I also tried the idea of, each step, taking a cross-section and look for symmetry to find where the “middle” of the road is. It didn’t work; the RGB is just too noisy to find a clear center of symmetry.
Perhaps next I will try, like Richard said, a flood-fill. But rather than try to flood-fill the entire road network, just a local fill to find an approximate road extent. That might work, although there are plenty of examples where it definitely won’t, like where the road is surrounded by similarly colored pixels:
Here is an example of a road which my road follower has no trouble with (following, but not staying in the middle of). Attempting to flood-fill it is extremely sensitive to initial point; picking just the right point is OK but any other (or any looser tolerance) will fail in countless ways, including fill way off the road, or just getting one side of it (as in the image above), or filling everything except the middle.
Discussion
Comment from mapryan on 6 September 2013 at 12:24
I would love to play with this if you need anyone to do some testing for you. I’m doing a lot of tracing round the SW of Ireland and the contrast if very high between the green fields and the tarmac so it might be an easier test bed
Comment from Mappo on 9 September 2013 at 13:16
Would it help the algorithm if the starting input where two points on a straight section of road (so all intermediate points would be valid input data too) rather than a single point?

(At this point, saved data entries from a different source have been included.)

template <int AMODE, int NC, int NCH, int WG>
__global__ void __launch_bounds__(WG * 128 + 32, (NCH == 1 && WG == 1) ? 3 : 1)
gemm_wg_kernel(const __grid_constant__ CUtensorMap map_a, const __grid_constant__ CUtensorMap map_b, const WgParams P) {
  extern __shared__ uint8_t smem_raw[];
  uint8_t* smem = (uint8_t*)(((uintptr_t)smem_raw + 1023) & ~(uintptr_t)1023);
  const uint32_t smem_base = xb_smem_u32(smem);
  const int S = P.stages;
  const uint32_t full0 = xb_smem_u32(smem + (size_t)S * P.stage_bytes), empty0 = full0 + 8 * S;
  const int warp = threadIdx.x >> 5, lane = threadIdx.x & 31;
  const long long G = gridDim.x, b = blockIdx.x;
  const long long n_local = (b < P.count) ? (P.count - b + G - 1) / G : 0;
  const bool pooled = P.sets != nullptr;

  if (threadIdx.x == 0) {
    asm volatile("prefetch.tensormap [%0];" :: "l"(&map_a) : "memory");
    asm volatile("prefetch.tensormap [%0];" :: "l"(&map_b) : "memory");
    for (int i = 0; i < S; ++i) { xb_mbar_init(full0 + 8 * i, 1); xb_mbar_init(empty0 + 8 * i, 4 * WG); }
    asm volatile("fence.mbarrier_init.release.cluster;" ::: "memory");
  }
  __syncthreads();

  if (warp == 4 * WG) {
    if (lane == 0) {
      int stage = 0; uint32_t phase = 0;
      for (long long i = 0; i < n_local; ++i) {
        const long long t = b + i * G;
        int ta0 = (int)t, ta1 = (int)t, tb = (int)t, m1 = 64;
        if (pooled) {
          const int4 st = P.sets[t];
          ta0 = st.x; ta1 = P.pair ? st.y : st.x; tb = st.z; m1 = P.pair ? 0 : 64;
        }
        for (unsigned long long r = 0; r < P.br; ++r) {
          for (int kc = 0; kc < P.kchunks; ++kc) {
            xb_mbar_wait(empty0 + 8 * stage, phase ^ 1);
            const uint32_t full = full0 + 8 * stage, sa = smem_base + stage * P.stage_bytes, sb = sa + P.a_bytes;
            xb_mbar_expect_tx(full, (uint32_t)P.tx_bytes);
            if (AMODE == XB_WG_SS16) {
              xb_tma_load_4d(sa, &map_a, full, 0, kc * 64, (int)r, ta0);
              if (WG == 2) xb_tma_load_4d(sa + 8192, &map_a, full, m1, kc * 64, (int)r, ta1);
            } else {
              xb_tma_load_4d(sa, &map_a, full, 0, kc * 32, (int)r, ta0);
            }
            xb_tma_load_4d(sb, &map_b, full, kc * P.kc_elems, 0, (int)r, tb);
            if (++stage == S) { stage = 0; phase ^= 1; }
          }
        }
      }
    }
    return;
  }

  const int g = warp >> 2, wq = warp & 3;
  const int row_a = 64 * g + 16 * wq + (lane >> 2), q = lane & 3;
  const int loads = (int)P.br * P.kchunks;
  float acc[NCH][NC / 2];
  int stage = 0; uint32_t phase = 0;
  for (long long i = 0; i < n_local; ++i) {
    const long long t = b + i * G;
    int kc = 0, prev = -1;
    for (int l = 0; l < loads; ++l) {
      xb_mbar_wait(full0 + 8 * stage, phase);
      const uint32_t sa = smem_base + stage * P.stage_bytes, sb = sa + P.a_bytes;
      const int krem = P.k - kc * P.kc_elems;
      const int ksteps = (krem >= P.kc_elems) ? P.kc_elems / P.kinst : (krem + P.kinst - 1) / P.kinst;
      xb_wgmma_fence();
      for (int ks = 0; ks < ksteps; ++ks) {
        const int scale_d = (l > 0 || ks > 0) ? 1 : 0;
        if (AMODE == XB_WG_SS16) {
          const uint64_t ad = xb_wg_desc(sa + 8192u * g + 2048u * ks, 8192, 1024, 1);
#pragma unroll
          for (int c = 0; c < NCH; ++c) wg_mma16<NC>(P.bf16, acc[c], ad, xb_wg_desc(sb + (uint32_t)(c * NC * 128) + 32u * ks, 16, 1024, 1), scale_d);
        } else {
          const uint32_t* w = reinterpret_cast<const uint32_t*>(smem + (size_t)stage * P.stage_bytes);
          uint32_t a[4];
#pragma unroll
          for (int j = 0; j < 4; ++j) {
            const int rr = row_a + 8 * (j & 1), kw = 8 * ks + q + 4 * (j >> 1);
            a[j] = (rr < P.m) ? w[kw * P.m + rr] : 0u;
          }
#pragma unroll
          for (int c = 0; c < NCH; ++c) {
            const uint64_t bd = xb_wg_desc(sb + (uint32_t)(c * NC * 128) + 32u * ks, 16, 1024, 1);
            if (AMODE == XB_WG_RS16) wg_mma16_rs<NC>(P.bf16, acc[c], a, bd, scale_d);
            else wg_mma8_rs<NC>(P.sgn, acc[c], a, bd, scale_d);
          }
        }
      }
      xb_wgmma_commit();
      xb_wgmma_wait<1>();
      if (prev >= 0) { __syncwarp(); if (lane == 0) xb_mbar_arrive(empty0 + 8 * prev); }
      prev = stage;
      if (++kc == P.kchunks) kc = 0;
      if (++stage == S) { stage = 0; phase ^= 1; }
    }
    xb_wgmma_wait<0>();
    if (prev >= 0) { __syncwarp(); if (lane == 0) xb_mbar_arrive(empty0 + 8 * prev); }
    char* ctile; int row0 = 64 * g;
    if (!pooled) ctile = P.c + t * P.tile_stride_c;
    else if (P.pair) { ctile = P.cptrs[2 * t + g]; row0 = 0; }
    else ctile = P.cptrs[t];
    if (ctile == nullptr) continue;
    char* cbase = ctile - (long long)(64 * g - row0) * P.c_esz;
#pragma unroll
    for (int c = 0; c < NCH; ++c) {
      if (c * NC >= P.n) break;
      xb_ep_store_frag<NC / 2>(P.ep_mode, P.beta0, *reinterpret_cast<const uint32_t(*)[NC / 2]>(&acc[c]), cbase, 64 * g, c * NC,
                               P.m + (64 * g - row0), P.n, P.ldc * P.c_esz, P.c_esz, P.scf);
    }
  }
}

Perhaps even a series of straight line sections so the algorithm would only need to connect relatively short sections and would have a reasonable amount of human provided input to learn what the road looks like?
It seems like the algorithms and the editing user interface need to be designed together for maximum benefit. I keep thinking of the Photoshop-like smart select tools where they do an amazing amount of work for you but you still need to learn a few key combinations to get the most out of them by giving it the right starting data and then correcting it when it goes off course.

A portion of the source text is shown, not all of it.